As they used to say on Australian Idol, it’s all about song selection. Some of Euromash’s song choices are perfect, such as the opening number, in which a Spanish song morphs into Katy Perry’s “I Kissed a Girl” in English. And Allen’s version of Madonna’s “Borderline” is far better than the original.

Other highlights are a convincingly Russian treatment of Leonard Cohen’s “Dance Me To the End of Love” and a high-energy version of the (already high-energy) song “Mambo Italiano”, accompanied by Ferraretto on mandolin. Ferraretto’s personality also emerges in this song, particularly when he works the mandolin while duckwalking across the stage, followed by Hendrix-like playing behind his head. Hilarious!

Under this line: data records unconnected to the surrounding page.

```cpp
extern "C" kz_ctx* kz_ctx_create(int32_t deviceId) {
  int ndev = 0;
  if (hipGetDeviceCount(&ndev) != hipSuccess || ndev <= 0) return nullptr;
  if (deviceId < 0 || deviceId >= ndev) return nullptr;
  if (hipSetDevice(deviceId) != hipSuccess) return nullptr;
  kz_ctx* ctx = new kz_ctx();
  ctx->device = deviceId;
  { int cus = 0; if (hipDeviceGetAttribute(&cus, hipDeviceAttributeMultiprocessorCount, deviceId) == hipSuccess && cus > 0) ctx->numCUs = cus; }
  if (hipStreamCreateWithFlags(&ctx->stream, hipStreamNonBlocking) != hipSuccess) { delete ctx; return nullptr; }
  if (hipHostMalloc((void**)&ctx->hpin, 1 << 20, hipHostMallocDefault) != hipSuccess) { hipStreamDestroy(ctx->stream); delete ctx; return nullptr; }
  ctx->hpinInts = (1 << 20) / 4;
  kz_switches_read(ctx->sw);
  {
    const int hw = (int)std::thread::hardware_concurrency();
    ctx->blockingWaits = ctx->sw.blockingWaits >= 0 ? ctx->sw.blockingWaits : ((hw > 0 && kz_usable_cpus() < hw) ? 1 : 0);
  }
  return ctx;
}
void kz_switches_read(kz_switches& s) {
  s = kz_switches();
  auto num = [](const char* name, int unset) { const char* e = getenv(name); return e ? atoi(e) : unset; };
  auto flag = [](const char* name) { return getenv(name) != nullptr ? 1 : 0; };
  auto digit = [](const char* name, int lo, int hi, int unset) { const char* e = getenv(name); return (e && e[0] >= '0' + lo && e[0] <= '0' + hi) ? e[0] - '0' : unset; };
  { const char* e = getenv("KZ_BLOCKING_WAITS"); s.blockingWaits = e ? (atoi(e) ? 1 : 0) : -1; }
  s.textGpu = digit("KZ_TEXT_GPU", 0, 3, -1);
  s.textGpuMin = num("KZ_TEXT_GPU_MIN", 512);
  s.textFwdGpu = digit("KZ_TEXT_FWD_GPU", 0, 1, -1);
  s.textFwdGpuMin = num("KZ_TEXT_FWD_GPU_MIN", 256);
  s.text1FwdGpu = digit("KZ_TEXT1_FWD_GPU", 0, 1, -1);
  s.text1FwdGpuMin = num("KZ_TEXT1_FWD_GPU_MIN", 64);
  s.utfGpu = digit("KZ_UTF_GPU", 0, 0, 1);
  s.utfFwdGpu = digit("KZ_UTF_FWD_GPU", 0, 1, -1);
  s.textGpuTrace = flag("KZ_TEXT_GPU_TRACE");
  s.fuseMinBlocks = num("KZ_FUSE_MIN_BLOCKS", 32);
  s.overlapClasses = num("KZ_OVERLAP_CLASSES", 3);
  { const char* e = getenv("KZ_WIDE_QUEUES"); s.wideQueues = e ? (atoi(e) ? 1 : 0) : -1; }
  s.noSFirst = flag("KZ_NO_SFIRST");
  s.traceSched = flag("KZ_TRACE_SCHED");
  s.tracePipe = flag("KZ_TRACE_PIPE");
  s.hostChunk = num("KZ_HOST_CHUNK", 0);
  { const int v = num("KZ_HOST_CHUNK_DEC", 512); s.hostChunkDec = v < 8 ? 8 : v; }
  { const char* e = getenv("KZ_HOST_INV_STAGED"); s.hostInvStaged = e ? atoi(e) : -1; }
  s.streamChunk = num("KZ_STREAM_CHUNK", 0);
  s.streamSerial = flag("KZ_STREAM_SERIAL");
  s.readScatter = flag("KZ_READ_SCATTER");
  s.writeGather = flag("KZ_WRITE_GATHER");
  s.bwtTrie = num("KZ_BWT_TRIE", -1); s.bwtTrieWin = num("KZ_BWT_TRIEWIN", -1); s.bwtBuckets = num("KZ_BWT_BUCKETS", -1);
  s.bwtDmax = num("KZ_BWT_DMAX", -1); s.bwtRetire = num("KZ_BWT_RETIRE", -1); s.bwtLazyRank = num("KZ_BWT_LAZYRANK", -1);
  s.bwtTrace = flag("KZ_BWT_TRACE");
  s.bwtTestTrieOverflow = digit("KZ_BWT_TEST_TRIE_OVERFLOW", 0, 9, -1);
  s.cmTestRowBytes = num("KZ_CM_TEST_ROW_BYTES", 0);
  { const char* f = getenv("KZ_FPAQ_FORCE"); s.fpaqForce = f ? ((f[0] == 'w' || f[0] == 'W' || f[0] == '1') ? 1 : ((f[0] == 'l' || f[0] == 'L' || f[0] == '2') ? 2 : 0)) : 0; }
  s.sbrtForm = num("KZ_SBRT_FORM", -1);
}
extern "C" void kz_ctx_reload_switches(kz_ctx* ctx) {
  if (!ctx) return;
  kz_switches_read(ctx->sw);
  if (ctx->sw.blockingWaits >= 0) ctx->blockingWaits = ctx->sw.blockingWaits;
}
extern "C" void kz_ctx_destroy(kz_ctx* ctx) {
  if (!ctx) return;
  if (ctx->worker.joinable()) {
    { std::lock_guard<std::mutex> g(ctx->qmu); ctx->stopWorker = true; }
    ctx->qcv.notify_all();
    ctx->worker.join();
  }
  hipSetDevice(ctx->device);
  if (ctx->arena) hipFree(ctx->arena);
  for (int i = 0; i < 5; i++) { if (ctx->side[i]) hipStreamDestroy(ctx->side[i]); if (ctx->evJoin[i]) hipEventDestroy(ctx->evJoin[i]); }
  if (ctx->hpin) hipHostFree(ctx->hpin);
  for (int i = 0; i < 2; i++) {
    if (ctx->pinIn[i].p) hipHostFree(ctx->pinIn[i].p);
    if (ctx->pinOut[i].p) hipHostFree(ctx->pinOut[i].p);
    if (ctx->hsIn[i].p) hipHostFree(ctx->hsIn[i].p);
    if (ctx->hsOut[i].p) hipHostFree(ctx->hsOut[i].p);
    if (ctx->tfOut[i].p) hipHostFree(ctx->tfOut[i].p);
    if (ctx->hiAux[i].p) hipFree(ctx->hiAux[i].p);
    if (ctx->hiStream[i]) hipStreamDestroy(ctx->hiStream[i]);
    if (ctx->devIn[i].p) hipFree(ctx->devIn[i].p);
    if (ctx->devOut[i].p) hipFree(ctx->devOut[i].p);
  }
// ... 357 lines not shown
```

kanzi_amd/csrc/kz_bwt_fwd.h:

```cpp
#pragma once
#include "kz_device.h"
#include "kz_internal.h"
#include <utility>

#define BW_LIVE 0x80000000u

typedef unsigned long long u64;
typedef uint32_t u32;
typedef uint8_t u8;
typedef u64 __attribute__((aligned(1))) bw_u64_unaligned;

struct BwtArrays {
  u64* key[2]; u32* val[2];
  u32* rank; u32* sa;
  u32* tileHist;
  u32* digitBase;
  u32* bucketCnt;
  int32_t* d_w;
  int32_t* d_big;
  u32* tileA;
  u32* tileB;
  u32* tileLive;
  int32_t* d_n;
  int32_t* d_m;
// ... 135 lines not shown
      const u32 r1 = run + c0;
      if (c1) gdelta[j + 1] = V.bStart[j + 1] + atomicAdd(&V.bFill[j + 1], c1) - r1;
      tc2[j >> 1] = run | (r1 << 16);
      run = r1 + c1;
    }
    if (threadIdx.x == 0) scan[31] = total;
  }
  __syncthreads();
  const u32 total = scan[31];
#pragma unroll
  for (int r = 0; r < TILE_ / 1024; r++) {
    if (bp[r] != 0xFFFFFFFFu) {
      const u32 bk = bp[r] & 0xFFFFu;
      const u32 w = tc2[bk >> 1];
      const u32 slot = ((bk & 1u) ? (w >> 16) : (w & 0xFFFFu)) + (bp[r] >> 16);
      stage[slot] = el[r]; stageB[slot] = (uint16_t)bk;
    }
  }
  __syncthreads();
#pragma unroll
  for (int r = 0; r < TILE_ / 1024; r++) {
    const u32 slot = (u32)r * 1024 + threadIdx.x;
    if (slot < total) elem[gdelta[stageB[slot]] + slot] = stage[slot];
  }
}

struct BwtRun {
  kz_ctx* ctx; kz_batch* bt;
  BwtArrays A; TrieArrays TR;
  int B, maxN, T; int64_t NS;
  int bitsR, bitsG, nBuckets, Dmax;
  bool useBuckets, useTrie;
  bool noRetire, trieWinOff, lazyRank, trace; int forceOvfRound;
  u64 *kC, *kF; u32 *vC, *vF;
  void swap() { std::swap(kC, kF); std::swap(vC, vF); }
  int nAct;
  int32_t *h_act, *d_act;
  int mMax, wMax;
  int h; bool windowed;
};
static inline int gridFor(int n, int per) { int g = (n + per - 1) / per; return g < 1 ? 1 : g; }

bool tr_applies(int maxN);
size_t bwt_trie_scratch(int maxN);
bool bwt_trie_alloc(kz_ctx* ctx, int B, int maxN, TrieArrays& TR);
int bwt_trie_text_round(BwtRun& R);
int bwt_trie_key_round(BwtRun& R);
```

kanzi_amd/csrc/kz_bwt_fwd.hip:

```cpp
#include "kz_bwt_fwd.h"
#include <stdlib.h>
#include <algorithm>

#define RS_ITEMS 16
#define RS_TILE (KZ_WG * RS_ITEMS)
#define RSORT_TILE 16384
#define RSORT_ITEMS (RSORT_TILE / KZ_WG)

__device__ __forceinline__ u64 bw_text_key(const u8* __restrict__ s, int i, int n, int K) {
  u64 k = __builtin_bswap64(*(const bw_u64_unaligned*)(s + i)) >> (8 * (8 - K));
  const int rem = n - i;
  if (rem < K) k &= ~0ULL << (8 * (K - rem));
  return k;
}
struct TextSrc { const u8* src; int64_t stride; int K; };
__global__ void k_bwt_init(BwtArrays A, int B) {
  const int b = blockIdx.x * blockDim.x + threadIdx.x;
  if (b < B) { A.d_m[b] = A.d_n[b]; A.d_w[b] = 0; }
}

#define MSD_BINS 1024
template <int BINS, bool MSD, bool TEXT>
__device__ __forceinline__ void radix_hist_body(const u64* __restrict__ keyIn, const BwtArrays& A, int shift, TextSrc X) {
  const int b = bw_row_block(A, blockIdx.y);
// ... 12 lines not shown
    const int idx = base + r * KZ_WG + threadIdx.x;
    const bool valid = idx < m;
    const u32 d = valid ? (u32)(((TEXT ? bw_text_key(X.src + (int64_t)b * X.stride, idx, m, X.K) : key[idx]) >> shift) & (BINS - 1)) : 0;
    const uint64_t vm = kz_ballot(valid);
    const u32 d0 = (u32)__builtin_amdgcn_readfirstlane((int)d);
    if (vm != 0 && kz_ballot(valid && d == d0) == vm) { if (lane == (int)__builtin_ctzll(vm)) atomicAdd(&hist[d0], (u32)__popcll(vm)); }
    else if (valid) atomicAdd(&hist[d], 1u);
  }
  __syncthreads();
  u32* th = A.tileHist + (int64_t)b * A.HS + (int64_t)tile * BINS;
  for (int i = threadIdx.x; i < BINS; i += KZ_WG) th[i] = hist[i];
}
__global__ __launch_bounds__(KZ_WG) void k_radix_hist(const u64* __restrict__ keyIn, BwtArrays A, int shift) { radix_hist_body<256, false, false>(keyIn, A, shift, TextSrc{nullptr, 0, 0}); }
__global__ __launch_bounds__(KZ_WG) void k_radix_hist0(BwtArrays A, TextSrc X) { radix_hist_body<256, false, true>(nullptr, A, 0, X); }
__global__ __launch_bounds__(KZ_WG) void k_msd_hist(const u64* __restrict__ keyIn, BwtArrays A, int shift) { radix_hist_body<MSD_BINS, true, false>(keyIn, A, shift, TextSrc{nullptr, 0, 0}); }

__global__ __launch_bounds__(256) void k_radix_scan(BwtArrays A) {
  const int b = bw_row_block(A, blockIdx.x);
  const int m = A.d_m[b] - A.d_w[b];
  const int tiles = (m + RSORT_TILE - 1) / RSORT_TILE;
  __shared__ u32 lds[32];
  u32* h = A.tileHist + (int64_t)b * A.HS;
  u32 run = 0;
  for (int t = 0; t < tiles; t++) {
    u32 v = h[(int64_t)t * 256 + threadIdx.x];
    h[(int64_t)t * 256 + threadIdx.x] = run;
    run += v;
  }
  u32 total;
  u32 ex = kz_wg_excl_sum(run, lds, &total);
  A.digitBase[b * MSD_BINS + threadIdx.x] = ex;
}

__global__ __launch_bounds__(MSD_BINS) void k_msd_scan(BwtArrays A) {
  const int b = bw_row_block(A, blockIdx.x);
  const int m = A.d_m[b];
  const int tiles = (m + RSORT_TILE - 1) / RSORT_TILE;
  __shared__ u32 lds[32];
  u32* h = A.tileHist + (int64_t)b * A.HS;
  u32 run = 0;
  for (int t = 0; t < tiles; t++) {
    u32 v = h[(int64_t)t * MSD_BINS + threadIdx.x];
    h[(int64_t)t * MSD_BINS + threadIdx.x] = run;
    run += v;
  }
  const bool big = run > BK_CAP;
  u32 mSmall, mBig;
  const u32 exS = kz_wg_excl_sum(big ? 0u : run, lds, &mSmall);
  __syncthreads();
  const u32 exB = kz_wg_excl_sum(big ? run : 0u, lds, &mBig);
  A.digitBase[b * MSD_BINS + threadIdx.x] = big ? mSmall + exB : exS;
  A.bucketCnt[b * MSD_BINS + threadIdx.x] = big ? (run | BK_BIG) : run;
  if (threadIdx.x == 0) { A.d_w[b] = (int32_t)mSmall; A.d_big[b] = (int32_t)mBig; }
}
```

A couple of the more obscure songs have little inherent melodic power or lyrical interest. To match the brilliant wordsmithery of Kurt Weill and Leonard Cohen, songs by Nick Cave or Tom Waits could be welcome inclusions. Just saying.

An odd moment is when Allen (accompanied by Ferraretto on electric saw) sings Weill’s 1928 murder ballad “Mack the Knife”. Aptly, she sings it like a serial killer. But after a while, the sounds of a deranged voice and an experimental saw just seem like something you might hear by accident on ABC Radio. Before quickly turning it off.

Having said that, even this musical experiment is dramatic and memorable and only deepens the sense that Allen and crew have taken us on a journey to places exotic, funny and strange. Although “Mack the Knife” tests the patience of a typically reserved Adelaide audience (“lovely but sedate”, as Allen described us), Euromash Eurosmashed it and is well worth seeing.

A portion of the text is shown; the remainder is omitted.